Он будто съежился, поник головой. Его бескровные губы прошептали:
- Всё, теперь им каюк.
   В вечерней новостной телесводке прозвучало сообщение о схватке двух криминальных бригад на берегу Ироши. Мелькали кадры срывающихся с места труповозок. Среди убитых обнародовали  имя Паши Непременного, сына Ивана. Бледная, обескровленными губами, я сразу положили под язык два камушка нитроглицерина. Я не знала, что мне теперь делать. Вадим оказался настоящим душегубом.

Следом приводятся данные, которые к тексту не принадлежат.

# alan-turing-institute/mogp-emulator

Measured on AMD Instinct MI355X. Metric: GP fits/sec (+ fit+grad/s, predict pts/s), 64-output n=2000 d=10 on 1 MI355X, fp64, higher is better.
Workload: dtype f64

## Files before the change

### mogp_emulator_amd/csrc/kernels_mchol.hip

```cpp
#include <algorithm>
#include <cmath>
#include <cstdio>
#include <cstdlib>
#include <utility>
#include <vector>
#define MOGP_OPAQUE_TID 1
#include "launch.h"
#include "chol128_dev.h"
#include "trsm_dev.h"
#include "gemm_dev.h"

namespace mogp {

namespace {

constexpr int MC_LINE = 32;
constexpr int MC_ABORT = 0, MC_TIMEOUTS = 1;
constexpr int MC_HEADS = MC_LINE;
constexpr int MC_EMU0 = MC_LINE * 9;
constexpr int MC_AHEAD_BIT = 1 << 29;
constexpr int MC_PD = 4;
constexpr int MC_LDS_HDR = 4;

__device__ __forceinline__ unsigned ldu(const unsigned* p) { return __hip_atomic_load(p, __ATOMIC_RELAXED, __HIP_MEMORY_SCOPE_AGENT); }
__device__ __forceinline__ void stu(unsigned* p, unsigned x) { __hip_atomic_store(p, x, __ATOMIC_RELAXED, __HIP_MEMORY_SCOPE_AGENT); }
__device__ __forceinline__ void drain_stores() { asm volatile("s_waitcnt vmcnt(0)" ::: "memory"); }

#ifndef MOGP_MC_SCHED
#define MOGP_MC_SCHED 3
#endif
constexpr int MC_SCHED = MOGP_MC_SCHED;
template <int BM, int BN>
__device__ __forceinline__ void MC_GEMM(const double* __restrict__ Ag, int lda, const double* __restrict__ Bg, int ldb, int nk, v4d (&acc)[BM / 32][BN / 32],
                                        double* smem, int kmask) {
  mainloop_q<BM, BN, 2, 2, 2, MC_SCHED>(Ag, lda, Bg, ldb, nk, acc, smem, kmask);
}
constexpr size_t MC_GEMM_LDS = QCfg<64, 128>::SMEM_DOUBLES;

struct McCtx {
  unsigned* ctrl;
  int spin_limit;
  int* shi;
};

constexpr int MC_TRW = 30;
template <bool TRACE>
__device__ __forceinline__ void mc_stamp(unsigned long long* tr, int i) {
  if (TRACE && tr && threadIdx.x == 0) tr[i] = __builtin_amdgcn_s_memrealtime();
}

__device__ __forceinline__ int mc_wait_min4(const McCtx& cx, const unsigned* a, const unsigned* b, const unsigned* c, const unsigned* d, unsigned want,
                                            unsigned long long* waited = nullptr) {
  if (threadIdx.x == 0) {
    const unsigned long long w0 = waited ? __builtin_amdgcn_s_memrealtime() : 0ull;
    int res, spins = 0;
    for (;;) {
      unsigned m = ldu(a);
      const unsigned mb = ldu(b), mc = ldu(c), md = ldu(d);
      m = m < mb ? m : mb;
      m = m < mc ? m : mc;
      m = m < md ? m : md;
      if (m >= want) {
        res = (int)m;
        break;
      }
      ++spins;
      if (spins > cx.spin_limit) {
        stu(cx.ctrl + MC_ABORT, 1u);
        __hip_atomic_fetch_add(cx.ctrl + MC_TIMEOUTS, 1u, __ATOMIC_RELAXED, __HIP_MEMORY_SCOPE_AGENT);
        res = -1;
        break;
      }
      if ((spins & 31) == 0 && ldu(cx.ctrl + MC_ABORT) != 0u) {
        res = -1;
        break;
      }
      __builtin_amdgcn_s_sleep(1);
    }
    cx.shi[1] = res;
    if (waited) waited[9] += __builtin_amdgcn_s_memrealtime() - w0;
  }
  __syncthreads();
  const int r = cx.shi[1];
  __syncthreads();
  return r;
}

__device__ __forceinline__ int mc_wait_min3(const McCtx& cx, const unsigned* a, const unsigned* b, const unsigned* c, unsigned want,
                                            unsigned long long* waited = nullptr) {
  return mc_wait_min4(cx, a, b, c, c, want, waited);
}

struct PieceWait {
  const McCtx& cx;
  const unsigned *a, *b;
  unsigned base;
  int avail;
  unsigned long long* tr;
  __device__ __forceinline__ bool known(int j) const { return avail > j; }
  __device__ __forceinline__ bool operator()(int j) {
    if (avail > j) return true;
    const int m = mc_wait_min3(cx, a, b, b, base + (unsigned)j + 1u, tr);
    if (m < 0) return false;
    avail = m - (int)base;
    return true;
  }
};

}

template <bool TRACE, bool SOLO = false>
__global__ __launch_bounds__(256, SOLO ? 1 : 2) void mchol_kernel(BatchView v, unsigned* __restrict__ ctrl, const int* __restrict__ table, int ntasks,
                                                       int emu_stride, double* __restrict__ packs, int* __restrict__ info, int nq, int spin_limit,
                                                       unsigned long long* __restrict__ trace, int opts) {
  extern __shared__ __attribute__((aligned(16))) double smem[];
  int* shi = reinterpret_cast<int*>(smem);
  double* lds = smem + MC_LDS_HDR;
  McCtx cx{ctrl, spin_limit, shi};
  const int t = threadIdx.x;
  const int ld = v.LD;
  const int K = v.NP / 128, K2 = v.NP / 64;
  const int home = (int)blockIdx.x & (nq - 1);
  const int emus_q = v.nb / nq;
  const int total = ntasks * emus_q;
  const int gs = ((opts >> 12) & 0xff) ? ((opts >> 12) & 0xff) : emus_q;
  for (int qi = 0; qi < nq; ++qi) {
    const int q = (home + qi) & (nq - 1);
    unsigned* head = ctrl + MC_HEADS + q * MC_LINE;
    int next_tk = -1;
    auto draw_next = [&]() {
      if (t == 0 && next_tk < 0) next_tk = (int)__hip_atomic_fetch_add(head, 1u, __ATOMIC_RELAXED, __HIP_MEMORY_SCOPE_AGENT);
    };
    for (;;) {
      draw_next();
      if (t == 0) shi[0] = next_tk;
      __syncthreads();
      const int tk = shi[0];
      __syncthreads();
      if (tk >= total) break;
      next_tk = -1;
      const int per = ntasks * gs, grp = tk / per, rem = tk - grp * per;
      const int p = rem / gs, zl = grp * gs + (rem - p * gs);
      const int z = zl * nq + q;
      const int emu = __builtin_amdgcn_readfirstlane(v.idx ? v.idx[z] : z);
      const int word = table[p];
      const int type = (word >> 30) & 3, c = (word >> 15) & 0x3fff, r = word & 0x7fff;
      const bool listed_ahead = (word & MC_AHEAD_BIT) != 0;
      double* A = v.A + (size_t)emu * v.MS;
      unsigned* rowdone = ctrl + MC_EMU0 + (size_t)z * emu_stride;
      unsigned* diagcnt = rowdone + K2;
      unsigned* ddone = diagcnt + K;
      unsigned* rowprog = ddone + K;
      double* pk = packs + ((size_t)z * K + c) * PACK128_STRIDE;
      const int c0 = 128 * c;
      unsigned long long* tr = TRACE ? trace + ((size_t)z * ntasks + p) * MC_TRW : nullptr;
      if (TRACE && t == 0) {
        tr[6] = __builtin_amdgcn_s_getreg(6164) | ((unsigned long long)__builtin_amdgcn_s_getreg(((8 - 1) << 11) | (8 << 6) | 4) << 8);
        tr[7] = (unsigned)word | ((unsigned long long)tk << 32);
      }
      mc_stamp<TRACE>(tr, 0);
      if (type == 0) {
        mc_stamp<TRACE>(tr, 1);
        if (c > 1 && mc_wait_min3(cx, diagcnt + c, diagcnt + c, diagcnt + c, 3u, tr) < 0) return;
        auto inputs_seen = [&]() { mc_stamp<TRACE>(tr, 2); };
        if (c > 0) {
          PieceWait pw{cx, rowprog + 2 * c, rowprog + 2 * c + 1, 8u * (unsigned)(c - 1), 0, tr};
          if (!chol128_dev<true, true, true>(A + (size_t)c0 * ld + c0, ld, pk, info + emu, c0, lds, ddone + c, pw, inputs_seen)) return;
        } else {
          inputs_seen();
          chol128_dev<true, false, true>(A + (size_t)c0 * ld + c0, ld, pk, info + emu, c0, lds, ddone + c);
        }
        __builtin_amdgcn_s_setprio(0);
        drain_stores();
        __syncthreads();
        if (t == 0) stu(ddone + c, 8u);
        mc_stamp<TRACE>(tr, 5);
        continue;
      }
      if (type == 1) {
        const int ti = r > 0 ? 1 : 0, tj = r > 1 ? 1 : 0;
        const int gi0 = c0 + 64 * ti, gj0 = c0 + 64 * tj;
        __builtin_amdgcn_s_setprio(2);
        v4d acc[2][2];
        double* pcG = A + (size_t)(gi0 + (t >> 7) * 32 + ((t & 63) >> 4)) * ld + (gj0 + ((t >> 6) & 1) * 32 + (t & 15));
#pragma unroll
        for (int i = 0; i < 2; ++i)
#pragma unroll
          for (int j = 0; j < 2; ++j)
#pragma unroll
            for (int q = 0; q < 4; ++q) acc[i][j][q] = SOLO ? -pcG[(size_t)(i * 16 + 4 * q) * ld + j * 16] : 0.0;
        const int kend = c - 1;
        int kb = 0;
        while (kb < kend) {
          mc_stamp<TRACE>(tr, 1);
          int m = mc_wait_min3(cx, rowdone + 2 * c + ti, rowdone + 2 * c + tj, rowdone + 2 * c + tj, (unsigned)(kb + 1), tr);
          if (m < 0) return;
          mc_stamp<TRACE>(tr, 2);
          m = m < kend ? m : kend;
          MC_GEMM<64, 64>(A + (size_t)gi0 * ld + 128 * kb, ld, A + (size_t)gj0 * ld + 128 * kb, ld, 8 * (m - kb), acc, lds, -1);
          kb = m;
        }
        mc_stamp<TRACE>(tr, 3);
        draw_next();
        {
          double cv[2][2][4];
          if (!SOLO) {
#pragma unroll
            for (int i = 0; i < 2; ++i)
#pragma unroll
              for (int j = 0; j < 2; ++j)
#pragma unroll
                for (int q = 0; q < 4; ++q) cv[i][j][q] = pcG[(size_t)(i * 16 + 4 * q) * ld + j * 16];
          }
#pragma unroll
          for (int i = 0; i < 2; ++i)
#pragma unroll
            for (int j = 0; j < 2; ++j)
#pragma unroll
              for (int q = 0; q < 4; ++q)
                __hip_atomic_store(pcG + (size_t)(i * 16 + 4 * q) * ld + j * 16, SOLO ? -acc[i][j][q] : cv[i][j][q] - acc[i][j][q], __ATOMIC_RELAXED,
                                   __HIP_MEMORY_SCOPE_AGENT);
        }
        drain_stores();
        mc_stamp<TRACE>(tr, 4);
        __syncthreads();
        if (t == 0) __hip_atomic_fetch_add(diagcnt + c, 1u, __ATOMIC_RELAXED, __HIP_MEMORY_SCOPE_AGENT);
        mc_stamp<TRACE>(tr, 5);
        __builtin_amdgcn_s_setprio(0);
        continue;
      }
      const int r0 = 64 * r;
      const bool urgent = r < 2 * c + 4 + 2 * ((opts >> 8) & 3);
      if (urgent) __builtin_amdgcn_s_setprio(2);
      const int kend = c;
      if (kend > 0) {
        v4d acc[2][4];
        const double* pcT = A + (size_t)(r0 + (t >> 7) * 32 + ((t & 63) >> 4)) * ld + (c0 + ((t >> 6) & 1) * 64 + (t & 15));
#pragma unroll
        for (int i = 0; i < 2; ++i)
#pragma unroll
          for (int j = 0; j < 4; ++j)
#pragma unroll
            for (int q = 0; q < 4; ++q) acc[i][j][q] = SOLO ? -pcT[(size_t)(i * 16 + 4 * q) * ld + j * 16] : 0.0;
        auto finish_x = [&]() {
          if (SOLO) {
#pragma unroll
            for (int i = 0; i < 2; ++i)
#pragma unroll
              for (int j = 0; j < 4; ++j) acc[i][j] = -acc[i][j];
          } else {
            double cv[2][4][4];
#pragma unroll
            for (int i = 0; i < 2; ++i)
#pragma unroll
              for (int j = 0; j < 4; ++j)
#pragma unroll
                for (int q = 0; q < 4; ++q) cv[i][j][q] = pcT[(size_t)(i * 16 + 4 * q) * ld + j * 16];
#pragma unroll
            for (int i = 0; i < 2; ++i)
#pragma unroll
              for (int j = 0; j < 4; ++j)
#pragma unroll
                for (int q = 0; q < 4; ++q) acc[i][j][q] = cv[i][j][q] - acc[i][j][q];
          }
        };
        {
          int ks = 0;
          const int kse = 8 * kend;
          while (ks < kse) {
            mc_stamp<TRACE>(tr, 1);
            int have = mc_wait_min3(cx, rowprog + r, rowprog + 2 * c, rowprog + 2 * c + 1, (unsigned)(ks + MC_PD), tr);
            if (have < 0) return;
            mc_stamp<TRACE>(tr, 2);
            have = (have < kse ? have : kse) & ~(MC_PD - 1);
            MC_GEMM<64, 128>(A + (size_t)r0 * ld + 16 * ks, ld, A + (size_t)c0 * ld + 16 * ks, ld, have - ks, acc, lds,
                             (opts & 2) ? 3 : -1);
            ks = have;
          }
        }
        mc_stamp<TRACE>(tr, 3);
        if (!listed_ahead) draw_next();
        if (!urgent) {
          if (mc_wait_min3(cx, ddone + c, ddone + c, ddone + c, 8u, tr) < 0) return;
          TrsmSlabPre SP;
          trsm128_slab_request(pk, SP);
          finish_x();
          mc_stamp<TRACE>(tr, 4);
          mc_stamp<TRACE>(tr, 8);
          __builtin_amdgcn_s_setprio(1);
          trsm128_tile2_dev<true>(v, c0, r0, pk, emu, lds, acc, SP, TRACE ? tr + 10 : nullptr);
          drain_stores();
          mc_stamp<TRACE>(tr, 13);
          __syncthreads();
          if (t == 0) {
            stu(rowprog + r, 8u * (unsigned)(c + 1));
            stu(rowdone + r, (unsigned)(c + 1));
          }
          mc_stamp<TRACE>(tr, 5);
          __builtin_amdgcn_s_setprio(0);
          continue;
        }
        {
          finish_x();
          mc_stamp<TRACE>(tr, 4);
          bool first = true;
          auto wait = [&](int b) {
            const bool ok = mc_wait_min3(cx, ddone + c, ddone + c, ddone + c, (unsigned)(b + 1), tr) >= 0;
            if (first) mc_stamp<TRACE>(tr, 8);
            first = false;
            return ok;
          };
          auto pub = [&](int b) {
            if (t == 0) stu(rowprog + r, 8u * (unsigned)c + (unsigned)b + 1u);
          };
          const int prog = mc_wait_min3(cx, ddone + c, ddone + c, ddone + c, 0u);
          if (prog < 0) return;
          if (prog >= 8) {
            mc_stamp<TRACE>(tr, 8);
            trsm128_tile2_chain_dev<true, true>(v, c0, r0, pk, emu, lds, acc, TrsmNoWait(), pub);
          } else if (!trsm128_tile2_chain_dev<true, false>(v, c0, r0, pk, emu, lds, acc, wait, pub)) return;
          drain_stores();
          __syncthreads();
          if (t == 0) {
            stu(rowprog + r, 8u * (unsigned)(c + 1));
            stu(rowdone + r, (unsigned)(c + 1));
          }
          mc_stamp<TRACE>(tr, 5);
          __builtin_amdgcn_s_setprio(0);
          continue;
        }
      }
      if (urgent) {
        bool first = true;
        auto wait = [&](int b) {
          const bool ok = mc_wait_min3(cx, ddone + c, ddone + c, ddone + c, (unsigned)(b + 1), tr) >= 0;
          if (first) mc_stamp<TRACE>(tr, 8);
          first = false;
          return ok;
        };
        auto pub = [&](int b) {
          if (t == 0) stu(rowprog + r, 8u * (unsigned)c + (unsigned)b + 1u);
        };
        const int prog = mc_wait_min3(cx, ddone + c, ddone + c, ddone + c, 0u);
        if (prog < 0) return;
        if (prog >= 8) {
          mc_stamp<TRACE>(tr, 8);
          trsm128_lds_dev<true, true, false>(v, c0, r0, pk, emu, 0, lds, TrsmNoWait(), pub);
        } else if (!trsm128_lds_dev<true, false, true>(v, c0, r0, pk, emu, 0, lds, wait, pub)) return;
      } else {
        if (mc_wait_min3(cx, ddone + c, ddone + c, ddone + c, 8u, tr) < 0) return;
        mc_stamp<TRACE>(tr, 8);
        __builtin_amdgcn_s_setprio(1);
        trsm128_lds_dev<true, true>(v, c0, r0, pk, emu, 0, lds);
      }
      drain_stores();
      __syncthreads();
      if (t == 0) {
        stu(rowprog + r, 8u * (unsigned)(c + 1));
        stu(rowdone + r, (unsigned)(c + 1));
      }
      mc_stamp<TRACE>(tr, 5);
      __builtin_amdgcn_s_setprio(0);
    }
  }
}
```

                3.  Немного интима

  Ян  только что вернулся из командировки в Средне -Печорский район.  Предстояло подготовить экономический обзор лесной и лесоперерабатывающей отраслей региона. Шеф намекнул, мол, есть точные сведения о западноевропейской компании, полной желаний  вложить  инвестиции и стать соучредителями некоторых хозяйств, занимающихся  как заготовкой, так и переработкой древесины. Так что ему, Стругу, и карты в руки: подать на страницах газеты  деятельность леспромхозов в наилучшем свете. Выбрал тройку передовых, в первую очередь погостил в Борском леспромхозе, где бывал много раз и знал историю жизни многих заготовителей древесины. А ещё ему непременно хотелось повидаться с Ирадой   Нездешней. Он приметил её с первых командировок  в  этот большой рабочий посёлок. Как всегда, собирая в блокнот  факты о деятельности предприятия, нашёл время заглянуть в среднюю школу. Знал: непременно найдёт там добрую информацию в колонку новостей. Несколько инициативных учителей вкладывали душу в  то, чтобы побудить школяров к  развитию заложенных в них талантов. Действовали интересные кружки художественной самодеятельности, по интересам, даже астрономический, а вела его учитель физики Ирада Нездешняя. Как Данилу памятна самая первая с ней встреча.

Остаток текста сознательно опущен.